Where a line of the records contains the word "pgrid", show that line.

(Beginning of Data for this exercise)

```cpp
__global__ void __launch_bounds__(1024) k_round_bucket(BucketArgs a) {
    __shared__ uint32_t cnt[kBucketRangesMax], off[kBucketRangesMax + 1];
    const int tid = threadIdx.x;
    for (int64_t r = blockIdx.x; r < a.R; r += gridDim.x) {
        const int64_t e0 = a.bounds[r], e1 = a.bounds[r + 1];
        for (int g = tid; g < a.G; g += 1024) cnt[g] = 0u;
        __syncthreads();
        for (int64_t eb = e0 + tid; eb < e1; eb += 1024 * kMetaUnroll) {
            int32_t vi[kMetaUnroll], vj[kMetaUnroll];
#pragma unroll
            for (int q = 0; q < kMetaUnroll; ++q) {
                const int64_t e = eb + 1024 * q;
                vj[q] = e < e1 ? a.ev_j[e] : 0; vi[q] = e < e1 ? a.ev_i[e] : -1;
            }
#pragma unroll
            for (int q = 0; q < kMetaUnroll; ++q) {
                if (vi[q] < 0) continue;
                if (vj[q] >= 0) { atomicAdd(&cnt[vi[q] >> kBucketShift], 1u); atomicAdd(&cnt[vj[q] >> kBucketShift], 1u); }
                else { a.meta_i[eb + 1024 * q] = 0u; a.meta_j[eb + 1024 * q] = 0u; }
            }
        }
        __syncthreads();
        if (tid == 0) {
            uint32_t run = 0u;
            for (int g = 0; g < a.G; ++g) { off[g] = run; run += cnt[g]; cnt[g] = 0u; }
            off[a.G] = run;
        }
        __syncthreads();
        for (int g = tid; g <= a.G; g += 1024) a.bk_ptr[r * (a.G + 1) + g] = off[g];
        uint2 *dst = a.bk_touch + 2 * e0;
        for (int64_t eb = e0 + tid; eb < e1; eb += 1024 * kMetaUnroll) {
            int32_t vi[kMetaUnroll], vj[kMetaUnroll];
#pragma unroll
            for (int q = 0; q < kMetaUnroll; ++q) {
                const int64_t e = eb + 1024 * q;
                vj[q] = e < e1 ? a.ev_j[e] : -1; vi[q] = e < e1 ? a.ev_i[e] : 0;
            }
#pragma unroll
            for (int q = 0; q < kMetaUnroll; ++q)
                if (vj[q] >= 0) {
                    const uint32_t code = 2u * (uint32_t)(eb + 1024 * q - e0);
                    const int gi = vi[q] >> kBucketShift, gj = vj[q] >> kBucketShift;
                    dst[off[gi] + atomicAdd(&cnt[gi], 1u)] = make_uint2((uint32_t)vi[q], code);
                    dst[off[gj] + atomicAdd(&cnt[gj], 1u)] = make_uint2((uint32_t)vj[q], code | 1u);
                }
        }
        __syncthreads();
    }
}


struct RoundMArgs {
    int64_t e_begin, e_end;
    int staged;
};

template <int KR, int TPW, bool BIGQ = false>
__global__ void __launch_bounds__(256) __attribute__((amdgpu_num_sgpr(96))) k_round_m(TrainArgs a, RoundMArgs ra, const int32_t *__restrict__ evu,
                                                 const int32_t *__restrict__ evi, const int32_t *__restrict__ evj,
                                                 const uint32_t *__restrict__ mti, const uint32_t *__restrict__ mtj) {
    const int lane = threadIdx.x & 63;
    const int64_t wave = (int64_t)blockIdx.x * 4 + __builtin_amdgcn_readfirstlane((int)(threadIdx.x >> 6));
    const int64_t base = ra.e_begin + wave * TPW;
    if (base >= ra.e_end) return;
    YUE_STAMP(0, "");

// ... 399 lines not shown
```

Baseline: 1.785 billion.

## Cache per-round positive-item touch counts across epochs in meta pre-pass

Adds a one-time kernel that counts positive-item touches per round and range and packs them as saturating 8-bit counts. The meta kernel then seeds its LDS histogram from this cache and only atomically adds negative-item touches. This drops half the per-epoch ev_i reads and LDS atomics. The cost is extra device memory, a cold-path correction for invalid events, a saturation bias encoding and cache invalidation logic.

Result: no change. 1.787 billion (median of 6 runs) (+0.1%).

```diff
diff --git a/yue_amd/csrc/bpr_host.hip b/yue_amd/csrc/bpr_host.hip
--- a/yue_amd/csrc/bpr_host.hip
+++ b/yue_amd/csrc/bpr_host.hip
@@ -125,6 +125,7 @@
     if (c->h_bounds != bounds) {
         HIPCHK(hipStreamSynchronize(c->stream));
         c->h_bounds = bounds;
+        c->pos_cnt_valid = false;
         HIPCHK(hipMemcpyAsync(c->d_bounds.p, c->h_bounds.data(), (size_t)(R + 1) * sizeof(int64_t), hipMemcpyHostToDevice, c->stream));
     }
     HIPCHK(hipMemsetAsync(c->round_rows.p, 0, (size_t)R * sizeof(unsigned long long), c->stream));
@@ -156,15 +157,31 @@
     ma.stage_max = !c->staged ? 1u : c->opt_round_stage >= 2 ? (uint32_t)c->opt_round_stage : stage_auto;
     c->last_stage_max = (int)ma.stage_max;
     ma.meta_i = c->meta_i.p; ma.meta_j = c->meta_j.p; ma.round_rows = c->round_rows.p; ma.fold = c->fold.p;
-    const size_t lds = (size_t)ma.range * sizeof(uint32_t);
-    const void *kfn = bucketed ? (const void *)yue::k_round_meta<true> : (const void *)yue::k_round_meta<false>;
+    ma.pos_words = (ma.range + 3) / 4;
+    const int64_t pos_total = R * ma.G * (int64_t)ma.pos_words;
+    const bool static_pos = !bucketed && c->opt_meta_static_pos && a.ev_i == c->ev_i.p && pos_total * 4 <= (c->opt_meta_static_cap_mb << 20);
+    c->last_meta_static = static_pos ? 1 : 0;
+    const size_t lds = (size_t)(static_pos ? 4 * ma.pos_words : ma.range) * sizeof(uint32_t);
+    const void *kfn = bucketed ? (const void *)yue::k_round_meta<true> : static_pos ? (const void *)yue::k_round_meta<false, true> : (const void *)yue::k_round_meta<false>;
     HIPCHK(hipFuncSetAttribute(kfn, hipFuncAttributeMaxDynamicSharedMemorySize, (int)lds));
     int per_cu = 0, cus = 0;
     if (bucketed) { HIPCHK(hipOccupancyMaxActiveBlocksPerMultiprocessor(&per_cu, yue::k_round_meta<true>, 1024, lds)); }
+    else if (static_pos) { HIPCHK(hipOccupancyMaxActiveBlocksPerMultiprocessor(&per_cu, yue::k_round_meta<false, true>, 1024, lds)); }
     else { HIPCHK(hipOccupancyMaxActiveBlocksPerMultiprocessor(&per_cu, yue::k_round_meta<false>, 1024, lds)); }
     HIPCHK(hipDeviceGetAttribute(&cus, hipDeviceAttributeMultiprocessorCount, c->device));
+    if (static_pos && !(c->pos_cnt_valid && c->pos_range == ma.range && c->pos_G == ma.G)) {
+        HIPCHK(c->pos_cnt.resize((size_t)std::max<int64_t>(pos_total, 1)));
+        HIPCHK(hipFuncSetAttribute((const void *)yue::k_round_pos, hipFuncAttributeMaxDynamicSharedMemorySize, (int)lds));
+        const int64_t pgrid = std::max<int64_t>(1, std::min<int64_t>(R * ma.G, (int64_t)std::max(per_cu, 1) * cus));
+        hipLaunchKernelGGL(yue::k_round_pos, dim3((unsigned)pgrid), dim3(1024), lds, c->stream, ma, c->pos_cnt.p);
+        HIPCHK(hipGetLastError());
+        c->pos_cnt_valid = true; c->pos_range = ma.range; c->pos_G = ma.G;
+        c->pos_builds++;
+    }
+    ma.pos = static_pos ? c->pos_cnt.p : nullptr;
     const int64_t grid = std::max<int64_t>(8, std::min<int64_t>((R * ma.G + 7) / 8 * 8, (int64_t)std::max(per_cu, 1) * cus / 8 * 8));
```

(End of Data for this exercise)

◆ Final answer
+        const int64_t pgrid = std::max<int64_t>(1, std::min<int64_t>(R * ma.G, (int64_t)std::max(per_cu, 1) * cus));
+        hipLaunchKernelGGL(yue::k_round_pos, dim3((unsigned)pgrid), dim3(1024), lds, c->stream, ma, c->pos_cnt.p);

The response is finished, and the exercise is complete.